Sur l’exécution déloyale du contrat de travail

Le tribunal des conflits a, de jurisprudence constante, décidé que :

— le juge judiciaire est compétent pour apprécier les litiges nés de la conclusion, de l’exécution, de la rupture et de l’échéance du contrat de travail conclu entre l’employeur et le bénéficiaire, légalement défini comme un contrat de travail de droit privé,

— le juge judiciaire doit saisir d’une question préjudicielle le juge administratif, seul compétent, de tout litige mettant en jeu la légalité de convention individuelle tripartite,

— le juge administratif est seul compétent pour apprécier les conséquences d’une requalification lorsque le contrat n’entre pas dans le champ des catégories d’emploi, d’employeurs ou de salariés visés par les dispositions légales sur le contrat d’avenir ou le contrat unique d’insertion, ou lorsque la requalification implique non pas la réparation d’un préjudice mais la poursuite d’une relation contractuelle au delà du terme initialement prévu.

Ainsi le juge judiciaire est compétent pour apprécier les conséquences indemnitaires d’une éventuelle exécution déloyale du contrat de travail conclu entre le lycée Savary de Mauléon et Mme X.

Mme X soutient qu’elle n’a pas reçu la formation que tant le contrat d’avenir que le contrat unique d’insertion devaient lui garantir.
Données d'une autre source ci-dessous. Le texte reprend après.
# xdslproject/ExaHyPE

Hardware: AMD Instinct MI355X
Metric: DoF-updates/sec, 3D Euler p=5 fused STP+volume+Riemann, 1/2/4/8 MI355X (higher is better)
Workload: dtype f64

## Files before the change

### exahype_amd/csrc/dg_inst.hip

```cpp
#include <cstdarg>
#include <cstdio>
#include "exa_dg_kernels.hpp"
#include "exa_dg_boundary.hpp"
#if EXA_DIM == 2
#include "exa_dg_fused.hpp"
#endif
#if EXA_DIM == 3
#include <algorithm>
#include <vector>
#include "exa_dg_reg.hpp"
#include "exa_dg_stream.hpp"
#include "exa_dg_m8.hpp"
#endif
#include "exa_launch.hpp"

#ifndef EXA_DIM
#error "compile with -DEXA_DIM=2|3 -DEXA_PDE_ID=0|1|2"
#endif

namespace exa {

#if EXA_PDE_ID >= 100
}
#include EXA_USER_PDE_HEADER
// ... 386 lines not shown
    void* step = static_cast<char*>(ops->dev) + StageA<DIM, N, PDE, cpb_of(N)>::STEP_OFF;
    hipLaunchKernelGGL((dg_step_ops_kernel<N>), dim3(1), dim3(64), 0, s, static_cast<const DgOps<N>*>(ops->dev), static_cast<DgStepOps<N>*>(step), dt);
    return step;
}

template <int N>
static int launch_a(const double* u_in, double* u_out, double* trace, long ncells, const CellBox* box, double dt,
                    const double* idx, int n_it, const DgOpsHost* ops, hipStream_t s, const RegFuse* fuse = nullptr) {
    if (box->nbox <= 0) return 0;
    const StageAChoice choice = stage_a_kind<N>(n_it, ops->stage_a_variant, fuse != nullptr);
    [[maybe_unused]] char* img = static_cast<char*>(ops->dev);
    [[maybe_unused]] hipError_t e = hipSuccess;
    switch (choice.kind) {
    case StageAKind::Refused:
        set_error("%s", choice.why);
        return -1;
    case StageAKind::Plain:
        if constexpr (has_plain<N>()) {
            using SP = StagePlain<DIM, N, PDE>;
            auto pk = dg_stage_a_plain_kernel<DIM, N, PDE>;
            static KernelSetup st;
            if (int rc = kernel_setup(st, reinterpret_cast<const void*>(pk), SP::LDS_BYTES, "stage_a", "plain")) return rc;
            hipLaunchKernelGGL(pk, dim3((unsigned)box->nbox), dim3(SP::NT), SP::LDS_BYTES, s, u_in, u_out, trace, ncells, *box, dt, idx[0], idx[1],
                               idx[2], n_it, pack_ops<N>(ops), plain_geo(ops, idx));
            e = hipGetLastError();
            if (e != hipSuccess) { set_error("stage_a (plain) launch (N %d): %s", N, hipGetErrorString(e)); return -2; }
            return 0;
        }
        break;
#if EXA_DIM == 3
    case StageAKind::M8:
        if constexpr (has_m8<N>()) {
            using SM = StageAM8<PDE>;
            auto mk = dg_stage_a_m8_kernel<PDE>;
            static KernelSetup st;
            if (int rc = kernel_setup(st, reinterpret_cast<const void*>(mk), SM::LDS_BYTES, "stage_a", "m8")) return rc;
            const long mwant = box->nbox < SCRATCH_BLOCKS ? box->nbox : SCRATCH_BLOCKS;
            const long mgrid = mwant - ops->stage_a_reserve > 1 ? mwant - ops->stage_a_reserve : 1;
            const void* step = enqueue_step_ops<N>(ops, dt, s);
            hipLaunchKernelGGL(mk, dim3((unsigned)mgrid), dim3(SM::NT), SM::LDS_BYTES, s, u_in, u_out, trace, ncells, *box, dt,
                               idx[0], idx[1], idx[2], n_it, ops->dev, step, reinterpret_cast<const int*>(img + OpsImage<N>::M8_TAB_OFF), plain_geo(ops, idx));
            e = hipGetLastError();
            if (e != hipSuccess) { set_error("stage_a (m8) launch: %s", hipGetErrorString(e)); return -2; }
            return 0;
        }
        break;
    case StageAKind::Stream:
        if constexpr (has_stream<N>()) {
            if (!ops->scratch) { set_error("stage_a: slab missing for N = %d", N); return -1; }
            using SS = StageAStream<N, PDE, 1, 1>;
            auto sk = dg_stage_a_stream_kernel<N, PDE, 1, 1>;
            static KernelSetup st;
            if (int rc = kernel_setup(st, reinterpret_cast<const void*>(sk), SS::LDS_BYTES, "stage_a", "stream")) return rc;
            const long grid = box->nbox < SCRATCH_BLOCKS ? box->nbox : SCRATCH_BLOCKS;
            hipLaunchKernelGGL(sk, dim3((unsigned)grid), dim3(SS::NT), SS::LDS_BYTES, s, u_in, u_out, trace, ncells, *box, dt,
                               idx[0], idx[1], idx[2], n_it, ops->dev, static_cast<double*>(ops->scratch));
            e = hipGetLastError();
            if (e != hipSuccess) { set_error("stage_a (stream) launch (N %d): %s", N, hipGetErrorString(e)); return -2; }
            return 0;
        }
        break;
    case StageAKind::Reg:
        if constexpr (has_reg<N>() && !needs_scratch<N>()) {
            constexpr int CPW = EXA_REG_CPW;
            using SR = StageAReg<N, PDE, CPW>;
            auto rk = dg_stage_a_reg_kernel<N, PDE, CPW, false>;
            if constexpr (!PDE_XT_NCP) {
                if (fuse) rk = dg_stage_a_reg_kernel<N, PDE, CPW, true>;
            }
            static KernelSetup st[2];
            long resident = 0;
            if (int rc = kernel_setup(st[fuse ? 1 : 0], reinterpret_cast<const void*>(rk), SR::LDS_BYTES, "stage_a", "reg", SR::NT * CPW, &resident)) return rc;
            const long rgrid = persistent_grid((box->nbox + CPW - 1) / CPW, resident, ops->stage_a_reserve);
            const void* step = enqueue_step_ops<N>(ops, dt, s);
            hipLaunchKernelGGL(rk, dim3((unsigned)rgrid), dim3(SR::NT * CPW), SR::LDS_BYTES, s, u_in, u_out, trace, ncells, *box, dt,
                               idx[0], idx[1], idx[2], n_it, ops->dev, reinterpret_cast<const int*>(img + OpsImage<N>::REG_TAB_OFF),
                               step, fuse ? *fuse : RegFuse{}, plain_geo(ops, idx));
            e = hipGetLastError();
            if (e != hipSuccess) { set_error("stage_a (reg) launch (N %d): %s", N, hipGetErrorString(e)); return -2; }
            return 0;
        }
        break;
#else
    case StageAKind::M8: case StageAKind::Stream: case StageAKind::Reg: break;
#endif
    case StageAKind::Single:
        if constexpr (!needs_scratch<N>()) {
            constexpr int NT1 = 256;
            constexpr int NNc = ipow(N, DIM);
            constexpr int CPB1 = (NT1 / NNc) > 0 ? NT1 / NNc : 1;
            const long nb1 = (box->nbox + CPB1 - 1) / CPB1;
            hipLaunchKernelGGL((dg_stage_a_single_kernel<DIM, N, PDE, CPB1, NT1>), dim3((unsigned)nb1), dim3(NT1), 0, s, u_in, u_out,
                               trace, ncells, *box, dt, idx[0], idx[1], idx[2], ops->dev);
            e = hipGetLastError();
            if (e != hipSuccess) { set_error("stage_a (single stage) launch (dim %d, N %d): %s", DIM, N, hipGetErrorString(e)); return -2; }
            return 0;
        }
        break;
    case StageAKind::Lds:
        if constexpr (!needs_scratch<N>()) {
            constexpr int CPB = cpb_of(N);
            using SA = StageA<DIM, N, PDE, CPB>;
            auto kern = dg_stage_a_kernel<DIM, N, PDE, CPB>;
            static KernelSetup st;
            long resident = 0;
            if (int rc = kernel_setup(st, reinterpret_cast<const void*>(kern), SA::LDS_BYTES, "stage_a", "", SA::NT, &resident)) return rc;
            const long grid = persistent_grid((box->nbox + CPB - 1) / CPB, resident, ops->stage_a_reserve);
            enqueue_step_ops<N>(ops, dt, s);
            hipLaunchKernelGGL(kern, dim3((unsigned)grid), dim3(SA::NT), SA::LDS_BYTES, s, u_in, u_out, trace, ncells, *box, dt,
                               idx[0], idx[1], idx[2], n_it, ops->dev);
            e = hipGetLastError();
            if (e != hipSuccess) { set_error("stage_a launch (dim %d, N %d): %s", DIM, N, hipGetErrorString(e)); return -2; }
            return 0;
        }
        break;
    }
    set_error("stage_a: the kernel selected for dim %d, N = %d (kind %d) is not built", DIM, N, (int)choice.kind);
    return -1;
}
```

Or l’obligation de formation de l’employeur est définie dans un imprimé Cerfa, annexé à la convention individuelle tripartite et en l’espèce il n’a jamais été prévu autre chose qu’une aide à la prise de poste, une adaptation au poste de travail, par formation en interne, sans validation des acquis de l’expérience. Ainsi Mme X qui ne conteste pas avoir bénéficié de ces actions d’accompagnement et de formation fournies par l’employeur, ne peut considérer qu’elles étaient insuffisantes, dès lors qu’elles correspondaient aux engagements de l’employeur qui n’était pas tenu d’aller au delà.
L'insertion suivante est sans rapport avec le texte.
@@ -991,14 +1014,13 @@
     if (duo) std::memcpy(c->hduo.p, job.duos.data(), np * sizeof(DuoDesc));
     else std::memcpy(c->hdesc.p, job.pairs.data(), np * sizeof(PairDesc));
     std::memcpy(c->hibase.p, job.item_base.data(), (np + 1) * sizeof(int));
-    const Ctrl* ctrl_before = c->ctrl.p;
     if (c->desc.ensure(np, s) || c->duo.ensure(np, s) || c->ibase.ensure(np + 1, s) || c->ctrl.ensure(1, s)) return -1;
     if (c->ctrl.p != ctrl_before) HIPCHK(hipMemsetAsync(c->ctrl.p, 0, sizeof(Ctrl), s));
     return 0;
 }
 
 int prepare_device(Ctx* c, const Job& job, const Variant& v, const Opts& opt, const unsigned char* d_seq, int* d_scores,
-                   int nscores, size_t np, hipStream_t s) {
+                   int nscores, size_t np, bool join, hipStream_t s) {
     const size_t cons = v.ring ? (size_t)v.cfg.blocks * RING_CONS_STRIDE
                         : v.cfg.duo_wrap > 0 && opt[O_duo_roles] != 0 ? (size_t)DUO_CU_WORDS : 0;
     if (cons) {
@@ -1015,12 +1037,17 @@
         }
         if (c->bnd.ensure(job.bnd_granules, s)) return -1;
     }
+    if (join) {
+        if (nscores > 1) HIPCHK(hipMemsetAsync(d_scores, 0, (size_t)nscores * sizeof(int), s));
+        return 0;
+    }
     if (job.mode == MODE_DUO) HIPCHK(hipMemcpyAsync(c->duo.p, c->hduo.p, np * sizeof(DuoDesc), hipMemcpyHostToDevice, s));
     else HIPCHK(hipMemcpyAsync(c->desc.p, c->hdesc.p, np * sizeof(PairDesc), hipMemcpyHostToDevice, s));
     HIPCHK(hipMemcpyAsync(c->ibase.p, c->hibase.p, (np + 1) * sizeof(int), hipMemcpyHostToDevice, s));
     HIPCHK(hipEventRecord(c->staged, s));
     c->staged_pending = true;
     HIPCHK(hipMemsetAsync(c->ctrl.p, 0, sizeof(unsigned), s));
+    c->item0_known = false;
     HIPCHK(hipMemsetAsync(d_scores, 0, (size_t)nscores * sizeof(int), s));
     if (v.cfg.hep && v.ring) {
         const PairDesc& d = job.pairs[0];
@@ -1078,7 +1105,8 @@
 }
 
 KParams fill_kparams(Ctx* c, const Job& job, const Variant& v, const Grid& g, const Params& prm, const Opts& opt,
-                     const unsigned char* d_seq, int* d_scores, size_t np, const SlabEdge* edge) {
+                     const unsigned char* d_seq, int* d_scores, size_t np, const SlabEdge* edge, bool join, hipStream_t s,
+                     int* err) {
     KParams kp{};
     kp.seq = d_seq;
     kp.pairs = c->desc.p;
@@ -1089,9 +1117,13 @@
     kp.scores = d_scores;
     kp.npairs = (int)np;
     kp.total_items = job.item_base[np];
+    const unsigned epoch_before = c->epoch;
     do ++c->epoch;
     while (c->epoch == 0 || ((c->epoch ^ 0x5BD1E995u) & 31u) == 0 || ((c->epoch ^ 0x5BD1E995u ^ 0x9E3779B9u) & 31u) == 0);
     kp.epoch = c->epoch;
+    if (c->epoch < epoch_before && c->join.p &&
+        hipMemsetAsync(c->join.p + JOIN_SCORE, 0, 2 * sizeof(unsigned), s) != hipSuccess)
+        *err = -1;
     fill_score_words(kp, prm, v.cfg.hep ? job.hsym : nullptr);
     if (v.cfg.duo_wrap > 0) {
         kp.wrap_rows = v.cfg.duo_wrap;
@@ -1121,6 +1153,12 @@
         kp.wedge_segr = job.wedge_segr;
         kp.wedge_seg[0] = job.wedge_seg[0];
         kp.wedge_seg[1] = job.wedge_seg[1];
+        if (join) {
+            kp.wedge_join = c->join.p;
+            kp.item0 = c->item0;
+            kp.wedge_pair[0] = job.pairs[0];
+            kp.wedge_pair[1] = job.pairs[1];
+        }
     }
     if (v.cfg.hep && v.ring) kp.hrows = c->hrows.p;
     if (edge) {
@@ -1149,10 +1187,16 @@
     }
     const size_t np = job.mode == MODE_DUO ? job.duos.size() : job.pairs.size();
     Grid g;
-    if (stage_descriptors(c, job, np, s) || size_grid(c, job, v, opt, np, g) ||
-        prepare_device(c, job, v, opt, d_seq, d_scores, nscores, np, s))
-        return -1;
-    const KParams kp = fill_kparams(c, job, v, g, prm, opt, d_seq, d_scores, np, edge);
+    const bool join = v.wedge && opt.f3join != 0;
+    if (stage_descriptors(c, job, np, join, s) || size_grid(c, job, v, opt, np, g) ||
+        prepare_device(c, job, v, opt, d_seq, d_scores, nscores, np, join, s))
+        return -1;
+    int kerr = 0;
+    const KParams kp = fill_kparams(c, job, v, g, prm, opt, d_seq, d_scores, np, edge, join, s, &kerr);
+    if (kerr) {
+        set_err("clearing the join words failed");
+        return -1;
+    }
 
     if (time_kernel) HIPCHK(hipEventRecord(c->ev0, s));
     HIPCHK(v.cfg.f3 || v.cfg.f3a || v.cfg.f3ra ? launch_sw_flow3(v.cfg, kp, s)
@@ -1164,7 +1208,9 @@
         const Granule* gr = c->bnd.p + r.bnd_off + (uint64_t)((r.strips + 3) / 4 - 1) * (uint64_t)r.m;
         HIPCHK(launch_sw_flow3_combine(gl, gr, l.m, prm.gap_init, kp.epoch, c->ctrl.p, d_scores + l.out_idx, s));
     }
-    if (v.steep) {
+    if (join) {
+        c->item0 += (unsigned)kp.total_items + (unsigned)v.cfg.blocks;
+    } else if (v.steep) {
         const SteepJoin j = {c->bnd.p + job.wedge_bnd[0], c->bnd.p + job.wedge_bnd[1], c->bnd.p + job.pairs[0].bnd_off,
                              c->bnd.p + job.pairs[1].bnd_off, c->bnd.p + job.wedge_seg[0], c->bnd.p + job.wedge_seg[1],
                              job.wedge_rows, job.wedge_segr, job.pairs[0].m, prm.gap_init};
@@ -1200,6 +1246,9 @@
             set_err("strip hand-off timed out (error %u, strip %u): a producer strip never published",
                     c->hctrl.p->error, c->hctrl.p->err_item);
         HIPCHK(hipMemsetAsync(c->ctrl.p, 0, sizeof(Ctrl), s));
+        c->item0 = 0;
+        c->item0_known = true;
+        if (c->join.p) HIPCHK(hipMemsetAsync(c->join.p, 0, c->join.cap * sizeof(unsigned), s));
         HIPCHK(hipStreamSynchronize(s));
         return -1;
     }
diff --git a/concurrentproject_amd/csrc/sw_flow3.hip b/concurrentproject_amd/csrc/sw_flow3.hip
--- a/concurrentproject_amd/csrc/sw_flow3.hip
+++ b/concurrentproject_amd/csrc/sw_flow3.hip
@@ -98,6 +98,177 @@
 __host__ __device__ constexpr int f3_stage_bytes(int m, int C) { return (64 + (f3_chunks(m, C) + 4) * C + 64 + 15) & ~15; }
 constexpr int f3_static_lds(bool aff) { return 5 * F3_RS * (aff ? 8 : 4) + 64; }
 
+struct SteepArgs {
+    const u32x4 *bf, *bb;
+    const u32x2 *ef, *eb, *sf, *sb;
+    int S, m, e0f, e0b, rlead, edge_rows, segr, maxcol, gap;
+    int drop[4];
+    unsigned ek;
+    int pshift = 4;
+};
+template <bool SC1>
+__device__ __forceinline__ u32x2 join_ld8(const u32x2* p) {
+    if constexpr (SC1) {
+        const unsigned long long v = __hip_atomic_load(reinterpret_cast<unsigned long long*>(const_cast<u32x2*>(p)),
+                                                       __ATOMIC_RELAXED, __HIP_MEMORY_SCOPE_AGENT);
+        return u32x2{(unsigned)v, (unsigned)(v >> 32)};
+    } else {
+        return *p;
+    }
+}
+__device__ __forceinline__ void join_st8(u32x2* p, unsigned lo, unsigned hi) {
+    __hip_atomic_store(reinterpret_cast<unsigned long long*>(p), (unsigned long long)lo | ((unsigned long long)hi << 32),
+                       __ATOMIC_RELAXED, __HIP_MEMORY_SCOPE_AGENT);
+}
+__device__ __forceinline__ void join_drain() {
+    compiler_fence();
+    __builtin_amdgcn_s_waitcnt(0);
+    compiler_fence();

Mme X soutient également qu’elle ne pouvait bénéficier d’un contrat d’avenir au delà d’une durée de 36 mois. Toutefois le contrat d’avenir ayant pris effet au 15 septembre 2009 était postérieur au 50e anniversaire de Mme X, née le XXX, ce qui ne caractérise pas un manquement de l’employeur, la durée maximale pouvant être dépassée pour tout bénéficiaire âgé de plus de 50 ans.

Mme X ne peut considérer que ce contrat est un renouvellement du contrat initial en date du 1er septembre 2006 excluant de considérer qu’elle était une bénéficiaire 'entrant dans le dispositif', dès lors que ce contrat initial a été poursuivi sans interruption par l’effet de deux avenants successifs, jusqu’au 30 juin 2009 et qu’un nouveau contrat a ensuite été conclu après une interruption. De surcroît elle a alors été recruté non plus comme simple agent administratif mais comme assistante administrative du directeur de l’école du Dauphin bleu.

Mme X ne peut pas plus invoquer un préjudice dès lors que le contrat d’avenir à effet au 15 septembre 2009 lui a permis de bénéficier d’un emploi.

En conséquence elle sera déboutée de sa demande d’indemnisation et la décision déférée sera réformée de ce chef.

Sur les dépens et les frais irrépétibles

Mme X qui succombe sera condamnée aux dépens.

Nonobstant l’issue de l’appel, l’équité et les circonstances économiques commandent de ne pas faire application de l’article 700 du code de procédure civile.

PAR CES MOTIFS

LA COUR

Réforme la décision déférée en toutes ses dispositions et statuant à nouveau :

Déboute Mme X de l’ensemble de ses demandes ;

Y ajoutant ;

Déboute les parties du surplus de leurs prétentions ;

Condamne Mme X aux dépens de première instance et d’appel.